In an 2011 interview, Johnny Long said, “In the years I've spent as a professional hacker, I've learned that the simplest approach is usually the best. As hackers, we tend to get down into the weeds, focusing on technology, not realizing there may be non-technical methods at our disposal that work as well or better than their high-tech counterparts. I always kept an eye out for the simplest solution to advanced challenges.”
Rather than an ordinary type of search query that focuses on a semantic way of asking questions, either directly through writing the whole question or selected key words, googleDorking is based on reverse engineering the way machines scan and index web content.
In this context, googleDorking uses search functions beyond their semantic role, which not only changes how we typically imagine using search engines, but also vastly expands the capacity of the tool in the hands of people searching for a way of exploring content and access to various services.

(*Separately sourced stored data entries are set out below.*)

# DeepBlender/DeepDenoiser

Hardware: AMD Instinct MI355X
Metric: train tiles/sec (128x128x32ch U-Net KPCN) (higher is better)
Workload: dtype bf16; 1 GPU; BASELINE config 2: U-Net [64,96,128]x4 + 5x5 KernelPrediction + 3-scale MultiScalePrediction, 32-channel render-pass stack, 128x128 tiles, full training step (fwd+SMAPE loss+bwd+Adam); global_batch=128, parallelism=dp1, hipgraph=True, inputs=resident in HBM

## Files before the change

deepdenoiser_amd/_lib.py:

```python

import ctypes as C
import os

_HERE = os.path.dirname(os.path.abspath(__file__))
LIB_PATH = os.environ.get("DD_LIB", os.path.join(_HERE, "libdd_hip.so"))

DD_F32, DD_BF16, DD_F16 = 0, 1, 2
IN_RELU, OUT_RELU, ACCUM, PIXSHUF, GATHER2X2 = 1, 2, 4, 8, 16
MAX_FEATURES, MAX_COMBINED = 32, 8
METRIC_SOURCES = MAX_FEATURES + MAX_COMBINED + 1
HISTOGRAM_DIFFERENCE, HISTOGRAM_VARIATION_DIFFERENCE, HISTOGRAM_MASKED_DIFFERENCE = 0, 1, 2
HISTOGRAM_VALUES_SCRATCH_BYTES = 20480
PREVIEW_SOURCE, PREVIEW_PREDICTION, PREVIEW_TARGET, PREVIEW_DIFFERENCE = 1, 2, 4, 8
PREVIEW_MAX_IMAGES, PREVIEW_THRESHOLDS = 16, 255
NONFINITE_MAX_PLANES = 32
QUALITY_MAX_PAIRS, QUALITY_TILE = 32, 32
GRAD_CHUNK, GRAD_PARTIAL_BYTES = 4096, 24


def histogram_stats_offset(nb):
    return (nb + 1) // 2 * 8


def histogram_record_bytes(nb):
    return histogram_stats_offset(nb) + 48


SYMBOLS = (
    "dd_version", "dd_last_error", "dd_pack_weights", "dd_pack_weights_batched", "dd_conv_igemm", "dd_conv_wgrad", "dd_colsum", "dd_colsum_segments",
    "dd_maxpool_fwd", "dd_maxpool_bwd", "dd_avgpool", "dd_prepare_feature", "dd_gather_input",
    "dd_kpcn_fwd", "dd_kpcn_bwd", "dd_kpcn_hidden_fwd", "dd_kpcn_hidden_bwd", "dd_compose_pack", "dd_compose_blend_fwd", "dd_compose_blend_bwd",
    "dd_compose_unpack_bwd", "dd_invert_std_fwd", "dd_invert_std_bwd", "dd_loss_head", "dd_adam_step",
    "dd_stitch", "dd_recombine", "dd_probe_tr16", "dd_masked_add", "dd_zero_stuff", "dd_zero_unstuff", "dd_convert_channels",
    "dd_augment", "dd_loss_mask_sums", "dd_crc32c", "dd_extract_tiles", "dd_compose_net_fwd", "dd_compose_net_bwd",
    "dd_kpcn_head_fwd", "dd_kpcn_head_bwd", "dd_kpcn_head_bwd_multi", "dd_assemble_input", "dd_assemble_input_frames", "dd_conv3x3_bwd", "dd_conv3x3_bwd_multi", "dd_convt2x2_fwd", "dd_convt2x2_bwd", "dd_convt_bwd_wide_count", "dd_conv3x3_ks",
    "dd_conv_pw_count", "dd_wgrad_pw_count", "dd_conv_route_count", "dd_space_to_depth2", "dd_convt3_wgrad", "dd_compose_stream_plan", "dd_compose_bwd_scratch_bytes",
    "dd_loss_msssim_scratch_bytes", "dd_loss_msssim_fwd", "dd_loss_msssim_bwd", "dd_loss_msssim_values",
    "dd_loss_metrics_scratch_bytes", "dd_loss_metrics", "dd_loss_head_path_count",
    "dd_loss_head_dscale", "dd_loss_msssim_bwd_dscale", "dd_grads_nonfinite", "dd_adam_step_scaled", "dd_scaler_update",
    "dd_histogram_values", "dd_loss_histograms_scratch_bytes", "dd_loss_histograms", "dd_loss_previews",
    "dd_nonfinite_scan", "dd_nonfinite_repair", "dd_frame_quality_scratch_bytes", "dd_frame_quality", "dd_stitch_blend",
    "dd_grad_norms", "dd_adam_step_clipped", "dd_adam_step_scaled_clipped", "dd_sample_tiles",
)


ROUTES = ("igemm_resident", "igemm_streamed", "igemm_ws", "rw_6_2", "rw12", "rw12_mask", "rw12_res", "rw8_kc2", "rw8_kc4", "rw8_kc4_mask", "pw",
          "ks", "ks_pw_taps", "wgrad_dma", "wgrad_reg", "wgrad_pw", "wgrad_stacked")


def route_counts():
    lib = load()
    return {name: lib.dd_conv_route_count(r) for r, name in enumerate(ROUTES)}


SUBROUTES = ("rw8_k32",)


def subroute_counts():
    lib = load()
    return {name: lib.dd_conv_route_count(len(ROUTES) + r) for r, name in enumerate(SUBROUTES)}


class ConvT3WgradArgs(C.Structure):
    _fields_ = [("s", C.c_void_p), ("lds", C.c_int), ("cout", C.c_int), ("cp", C.c_int),
                ("x", C.c_void_p), ("ldx", C.c_int), ("cin", C.c_int),
                ("dk", C.c_void_p),
                ("B", C.c_int), ("H", C.c_int), ("W", C.c_int), ("dtype", C.c_int)]


class ConvArgs(C.Structure):
    _fields_ = [("x", C.c_void_p), ("ldx", C.c_int), ("cin", C.c_int),
                ("wp", C.c_void_p), ("k_pad", C.c_int), ("n_pad", C.c_int),
                ("bias", C.c_void_p), ("nbias", C.c_int),
                ("res", C.c_void_p), ("ldres", C.c_int),
                ("mask", C.c_void_p), ("ldmask", C.c_int),
                ("y", C.c_void_p), ("ldy", C.c_int), ("n", C.c_int),
                ("B", C.c_int), ("H", C.c_int), ("W", C.c_int),
                ("taps", C.c_int), ("flags", C.c_int), ("dtype", C.c_int)]


class WgradArgs(C.Structure):
    _fields_ = [("p", C.c_void_p), ("ldp", C.c_int), ("m", C.c_int),
                ("q", C.c_void_p), ("ldq", C.c_int), ("n", C.c_int),
                ("out", C.c_void_p), ("bias_out", C.c_void_p), ("bias_mode", C.c_int),
                ("B", C.c_int), ("H", C.c_int), ("W", C.c_int),
                ("taps", C.c_int), ("flags", C.c_int), ("dtype", C.c_int), ("ksplit", C.c_int),
                ("stack_blocks", C.c_int), ("stack_width", C.c_int), ("stack_m0", C.c_int),
                ("stack_out", C.c_void_p * 8), ("stack_bias", C.c_void_p * 8)]
# ... 205 lines not shown
    if _lib is not None:
        return _lib
    import torch
    if not os.path.exists(LIB_PATH):
        raise RuntimeError("libdd_hip.so is not built (%s missing): run `python -m deepdenoiser_amd.build`. "
                           "There is no CPU/PyTorch fallback for the hot path." % LIB_PATH)
    lib = C.CDLL(LIB_PATH)
    missing = [s for s in SYMBOLS if not hasattr(lib, s)]
    if missing:
        raise RuntimeError("libdd_hip.so lacks symbols %s: rebuild it" % missing)
    lib.dd_version.restype = C.c_char_p
    lib.dd_last_error.restype = C.c_char_p
    _check_source_hash(lib)
    for s in SYMBOLS[2:]:
        getattr(lib, s).restype = C.c_int
    vp, i, l, f = C.c_void_p, C.c_int, C.c_long, C.c_float
    lib.dd_pack_weights.argtypes = [vp, vp, i, i, i, i, i, i, l, l, l, i, vp]
    lib.dd_pack_weights_batched.argtypes = [vp, i, i, vp]
    lib.dd_conv_igemm.argtypes = [C.POINTER(ConvArgs), vp]
    lib.dd_conv_wgrad.argtypes = [C.POINTER(WgradArgs), vp]
    lib.dd_conv3x3_bwd.argtypes = [C.POINTER(ConvBwdArgs), vp]
    lib.dd_conv3x3_bwd_multi.argtypes = [C.POINTER(ConvBwdArgs), i, vp]
    lib.dd_convt2x2_fwd.argtypes = [C.POINTER(ConvTArgs), vp]
    lib.dd_convt2x2_bwd.argtypes = [C.POINTER(ConvTArgs), vp]
    lib.dd_conv3x3_ks.argtypes = [C.POINTER(ConvKsArgs), vp]
    lib.dd_space_to_depth2.argtypes = [vp, i, vp, i, i, i, i, i, i, i, vp]
    lib.dd_convt3_wgrad.argtypes = [C.POINTER(ConvT3WgradArgs), vp]
    lib.dd_conv_pw_count.argtypes = []
    lib.dd_conv_pw_count.restype = C.c_long
    lib.dd_wgrad_pw_count.argtypes = []
    lib.dd_wgrad_pw_count.restype = C.c_long
    lib.dd_convt_bwd_wide_count.argtypes = []
    lib.dd_convt_bwd_wide_count.restype = C.c_long
    lib.dd_conv_route_count.argtypes = [i]
    lib.dd_conv_route_count.restype = C.c_long
    lib.dd_colsum.argtypes = [vp, i, i, l, vp, i, vp]
    lib.dd_colsum_segments.argtypes = [vp, i, i, l, i, vp, i, vp, i, vp]
    lib.dd_maxpool_fwd.argtypes = [vp, i, vp, i, vp, i, i, i, i, i, i, i, i, vp]
    lib.dd_maxpool_bwd.argtypes = [vp, i, vp, vp, i, vp, i, i, i, i, i, i, i, i, i, vp]
    lib.dd_avgpool.argtypes = [vp, i, vp, i, i, i, i, i, i, vp]
    lib.dd_prepare_feature.argtypes = [vp, i, vp, i, C.POINTER(FeatureParams), i, i, i, vp]
    lib.dd_gather_input.argtypes = [vp, i, i, vp, i, i, i, i, i, i, vp]
    lib.dd_kpcn_fwd.argtypes = [vp, i, vp, i, vp, i, i, i, i, i, i, vp]
    lib.dd_kpcn_bwd.argtypes = [vp, i, vp, i, vp, i, vp, i, i, i, i, i, i, i, vp]
    lib.dd_kpcn_hidden_fwd.argtypes = [vp, i, vp, i, i, vp, i, vp, vp, i, i, i, i, i, i, vp]
    lib.dd_kpcn_hidden_bwd.argtypes = [vp, i, vp, i, i, vp, i, vp, vp, i, vp, i, i, i, i, i, i, i, vp]
    lib.dd_compose_pack.argtypes = [vp, i, vp, i, vp, i, i, i, i, i, i, vp]
    lib.dd_compose_blend_fwd.argtypes = [vp, i, vp, i, vp, i, vp, i, i, i, i, i, vp]
    lib.dd_compose_blend_bwd.argtypes = [vp, i, vp, i, vp, i, vp, i, vp, i, i, vp, i, vp, i, i, i, i, i, i, vp]
    lib.dd_compose_unpack_bwd.argtypes = [vp, i, vp, i, vp, i, i, i, i, i, vp]
    lib.dd_invert_std_fwd.argtypes = [vp, vp, l, i, f, f, vp]
    lib.dd_invert_std_bwd.argtypes = [vp, vp, vp, l, i, f, f, vp]
    lib.dd_loss_head.argtypes = [C.POINTER(LossDesc), i, i, i, vp, f, vp]
    lib.dd_loss_head_path_count.argtypes = [i]
    lib.dd_loss_head_path_count.restype = C.c_long
    lib.dd_loss_msssim_scratch_bytes.argtypes = [i, i, i, i]
    lib.dd_loss_msssim_scratch_bytes.restype = C.c_long
    lib.dd_loss_msssim_fwd.argtypes = [C.POINTER(MsSsimDesc), i, i, i, vp, vp, vp]
    lib.dd_loss_msssim_bwd.argtypes = [C.POINTER(MsSsimDesc), i, i, i, vp, f, vp]
    lib.dd_loss_msssim_values.argtypes = [C.POINTER(MsSsimDesc), i, i, i, vp, vp, vp]
    lib.dd_loss_metrics_scratch_bytes.argtypes = [i, i, i]
    lib.dd_loss_metrics_scratch_bytes.restype = C.c_long
    lib.dd_loss_metrics.argtypes = [C.POINTER(LossDesc), i, i, i, vp, vp, vp]
    lib.dd_histogram_values.argtypes = [vp, l, vp, i, vp, vp, vp]
    lib.dd_loss_histograms_scratch_bytes.argtypes = [i, i, i, i]
    lib.dd_loss_histograms_scratch_bytes.restype = C.c_long
# ... 48 lines not shown
```

deepdenoiser_amd/csrc/dd_conv_bwd.hip:

```cpp
#include "dd_common.h"

#ifndef CBW_DF_RING
#define CBW_DF_RING 2
#endif
#ifndef CBW_REUSE
#define CBW_REUSE 1
#endif
#ifndef BW_DMA_SPAN
#define BW_DMA_SPAN 8
#endif
namespace {

struct BwdP {
  const void* dy; const void* x; const void* wd; void* dx; float* dw; float* db;
  int lddy, ldx, lddx;
  int cout, cin, coutv, cinv;
  int n_pad, k_pad;
  int B, H, W, tiles_x, tiles_y;
  int nblk, nblk_co, ksplit;
  int co_base;
  int use_mask, accumulate;
};

typedef __attribute__((address_space(3))) s16x4_t* lds_tr_ptr;
// ... 4 lines not shown

__device__ __forceinline__ void bw_dma_1k(const void* gptr, unsigned lds_addr) {
  asm volatile("s_mov_b32 m0, %1\n\ts_nop 0\n\tglobal_load_lds_dwordx4 %0, off" : : "v"(gptr), "s"(lds_addr) : "memory");
}
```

Such access might lead to the discovery of information that can be used for fraud or terrorism, finding information on yourself or your institution, as well as information that assists in the investigation of governments, corporations or powerful individuals. These results, rather than being characteristic of the tool or method itself, instead rely on the intentions of those using googleDorking, the questions they are asking, and what they do with the results.
Dorking exposes vulnerabilities and also unleashes the unintended, often powerful, consequences of searching search engines.
To dork or not to dork
If you are thinking about using googleDorking as an investigative technique, there are several precautions to take. Although you are free to search at-will on search engines, accessing certain webpages or downloading files from them can be a prosecutable offense, especially in the United States in accordance with the extremely vague and overreaching Computer Fraud and Abuse Act (CFAA). Moreover, if you're dorking in a country with heavy internet surveillance (i.e. any country), it's possible that your searches could be recorded and used against you in the future.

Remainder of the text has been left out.